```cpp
#include <atomic>
#include <mutex>

#include "../../include/xvec_b200.h"

namespace xvec {

typedef CUresult (*PFN_encodeTiled)(CUtensorMap*, CUtensorMapDataType, cuuint32_t, void*, const cuuint64_t*, const cuuint64_t*,
                                    const cuuint32_t*, const cuuint32_t*, CUtensorMapInterleave, CUtensorMapSwizzle,
                                    CUtensorMapL2promotion, CUtensorMapFloatOOBfill);

int set_error(int code, const char* fmt, ...);
int device_check();
int num_sms();
PFN_encodeTiled get_encode_tiled();

inline int chunk_elems(int dtype) { return dtype == XVEC_F32 ? 32 : 64; }

int layer_desc(XvecLayerDesc* l, const void* w_packed, const float* bias, int n, int cin, int taps, int dtype, const int32_t* tap_offsets);
int gemm_store(const XvecLayerDesc& l, const void* x, int64_t x_rows, int64_t x_ld, int64_t rows, const float* bn_scale,
               const float* bn_shift, int relu, void* y, int y_dtype, int64_t y_ld, void* ws, int64_t ws_bytes, void* stream);
int gemm_pool(const XvecLayerDesc& l, const void* x, int64_t x_rows, int64_t x_ld, int64_t rows, const int32_t* row_utt,
              const int32_t* blk_slot_base, float* part, void* stream);
bool stack_supported(const XvecLayerDesc* tdnn, int n_tdnn, int64_t rows);
int64_t stack_ctrl_bytes(int64_t rows, int n_layers);
int64_t stack_plan(int64_t rows, int n_layers, const int32_t* n_tiles_per_layer, int band, uint32_t* items_out, int64_t capacity);
int stack_dispatch(const XvecLayerDesc* tdnn, int n_tdnn, const void* x, int64_t rows, int64_t x_ld, void* act0, void* act1,
                   int64_t act_ld, const int32_t* row_utt, const int32_t* blk_slot_base, float* part, void* ctrl, int64_t ctrl_bytes,
                   int band, void* stream);
bool fc_small_supported(int64_t rows, int k, int n, int64_t x_ld, int64_t w_ld, const void* x, const void* w, int dtype);
int fc_small_dispatch(const void* x, int dtype, int64_t rows, int k, int64_t x_ld, const void* w, int n, int64_t w_ld, const float* bias,
                      int relu, void* y, int y_dtype, int64_t y_ld, void* stream);
int64_t splitk_workspace_bytes(int64_t rows, int cin, int taps, int n, int dtype);

struct PerDeviceInit {
  std::mutex mu;
  std::atomic<bool> done[64];
  PerDeviceInit() {
    for (auto& d : done) d.store(false, std::memory_order_relaxed);
  }
};
template <class F>
inline int once_per_device(PerDeviceInit& s, F&& f) {
  int dev = -1;
  if (cudaGetDevice(&dev) != cudaSuccess || dev < 0 || dev >= 64) return f();
  if (s.done[dev].load(std::memory_order_acquire)) return XVEC_OK;
  std::lock_guard<std::mutex> lock(s.mu);
  if (!s.done[dev].load(std::memory_order_relaxed)) {
    const int rc = f();
    if (rc) return rc;
    s.done[dev].store(true, std::memory_order_release);
  }
  return XVEC_OK;
}

unsigned int* watchdog_host_word();
int read_watchdog();
int bind_watchdog_gemm();
int bind_watchdog_stack();
#define XVEC_DEFINE_WATCHDOG_BINDER(fn)                                                                               \
  int fn() {                                                                                                          \
    static PerDeviceInit once;                                                                                        \
    return once_per_device(once, [] {                                                                                 \
      unsigned int* w = watchdog_host_word();                                                                         \
      if (!w) return set_error(XVEC_E_CUDA, "cudaHostAlloc(watchdog word) failed");                                   \
      cudaError_t e = cudaMemcpyToSymbol(g_watchdog_ptr, &w, sizeof(w));                                              \
      if (e != cudaSuccess) return set_error(XVEC_E_CUDA, "cudaMemcpyToSymbol(watchdog): %s", cudaGetErrorString(e)); \
      return static_cast<int>(XVEC_OK);                                                                               \
    });                                                                                                               \
  }
int read_trace(long long* out_host, int n);

}
```

speaker-recognition-x-vectors_b200/xvector.py:

```python
from __future__ import annotations

from collections import OrderedDict

import numpy as np
import torch
import torch.nn as nn

from . import _lib, ops
from .layout import utterance_layout
from .tdnn_layer import TdnnLayer, _aligned_rows, tap_offsets

PRECISIONS = {"tf32": torch.float32, "fp32": torch.float32, "bf16": torch.bfloat16}


def _prep_fence(device, drain_all: bool):
    if device.type != "cuda":
        return
    with torch.cuda.device(device):
        if drain_all:
            torch.cuda.synchronize()
        else:
            torch.cuda.current_stream().synchronize()
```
========================================================================
### Work required
Give the material again in full, exactly as it appears above.

### Exercise solution
```cpp
#include <atomic>
#include <mutex>

#include "../../include/xvec_b200.h"

namespace xvec {

typedef CUresult (*PFN_encodeTiled)(CUtensorMap*, CUtensorMapDataType, cuuint32_t, void*, const cuuint64_t*, const cuuint64_t*,
                                    const cuuint32_t*, const cuuint32_t*, CUtensorMapInterleave, CUtensorMapSwizzle,
                                    CUtensorMapL2promotion, CUtensorMapFloatOOBfill);

int set_error(int code, const char* fmt, ...);
int device_check();
int num_sms();
PFN_encodeTiled get_encode_tiled();

inline int chunk_elems(int dtype) { return dtype == XVEC_F32 ? 32 : 64; }

int layer_desc(XvecLayerDesc* l, const void* w_packed, const float* bias, int n, int cin, int taps, int dtype, const int32_t* tap_offsets);
int gemm_store(const XvecLayerDesc& l, const void* x, int64_t x_rows, int64_t x_ld, int64_t rows, const float* bn_scale,
               const float* bn_shift, int relu, void* y, int y_dtype, int64_t y_ld, void* ws, int64_t ws_bytes, void* stream);
int gemm_pool(const XvecLayerDesc& l, const void* x, int64_t x_rows, int64_t x_ld, int64_t rows, const int32_t* row_utt,
              const int32_t* blk_slot_base, float* part, void* stream);
bool stack_supported(const XvecLayerDesc* tdnn, int n_tdnn, int64_t rows);
int64_t stack_ctrl_bytes(int64_t rows, int n_layers);
int64_t stack_plan(int64_t rows, int n_layers, const int32_t* n_tiles_per_layer, int band, uint32_t* items_out, int64_t capacity);
int stack_dispatch(const XvecLayerDesc* tdnn, int n_tdnn, const void* x, int64_t rows, int64_t x_ld, void* act0, void* act1,
                   int64_t act_ld, const int32_t* row_utt, const int32_t* blk_slot_base, float* part, void* ctrl, int64_t ctrl_bytes,
                   int band, void* stream);
bool fc_small_supported(int64_t rows, int k, int n, int64_t x_ld, int64_t w_ld, const void* x, const void* w, int dtype);
int fc_small_dispatch(const void* x, int dtype, int64_t rows, int k, int64_t x_ld, const void* w, int n, int64_t w_ld, const float* bias,
                      int relu, void* y, int y_dtype, int64_t y_ld, void* stream);
int64_t splitk_workspace_bytes(int64_t rows, int cin, int taps, int n, int dtype);

struct PerDeviceInit {
  std::mutex mu;
  std::atomic<bool> done[64];
  PerDeviceInit() {
    for (auto& d : done) d.store(false, std::memory_order_relaxed);
  }
};
template <class F>
inline int once_per_device(PerDeviceInit& s, F&& f) {
  int dev = -1;
  if (cudaGetDevice(&dev) != cudaSuccess || dev < 0 || dev >= 64) return f();
  if (s.done[dev].load(std::memory_order_acquire)) return XVEC_OK;
  std::lock_guard<std::mutex> lock(s.mu);
  if (!s.done[dev].load(std::memory_order_relaxed)) {
    const int rc = f();
    if (rc) return rc;
    s.done[dev].store(true, std::memory_order_release);
  }
  return XVEC_OK;
}

unsigned int* watchdog_host_word();
int read_watchdog();
int bind_watchdog_gemm();
int bind_watchdog_stack();
#define XVEC_DEFINE_WATCHDOG_BINDER(fn)                                                                               \
  int fn() {                                                                                                          \
    static PerDeviceInit once;                                                                                        \
    return once_per_device(once, [] {                                                                                 \
      unsigned int* w = watchdog_host_word();                                                                         \
      if (!w) return set_error(XVEC_E_CUDA, "cudaHostAlloc(watchdog word) failed");                                   \
      cudaError_t e = cudaMemcpyToSymbol(g_watchdog_ptr, &w, sizeof(w));                                              \
      if (e != cudaSuccess) return set_error(XVEC_E_CUDA, "cudaMemcpyToSymbol(watchdog): %s", cudaGetErrorString(e)); \
      return static_cast<int>(XVEC_OK);                                                                               \
    });                                                                                                               \
  }
int read_trace(long long* out_host, int n);

}
```

speaker-recognition-x-vectors_b200/xvector.py:

```python
from __future__ import annotations

from collections import OrderedDict

import numpy as np
import torch
import torch.nn as nn

from . import _lib, ops
from .layout import utterance_layout
from .tdnn_layer import TdnnLayer, _aligned_rows, tap_offsets

PRECISIONS = {"tf32": torch.float32, "fp32": torch.float32, "bf16": torch.bfloat16}


def _prep_fence(device, drain_all: bool):
    if device.type != "cuda":
        return
    with torch.cuda.device(device):
        if drain_all:
            torch.cuda.synchronize()
        else:
            torch.cuda.current_stream().synchronize()
```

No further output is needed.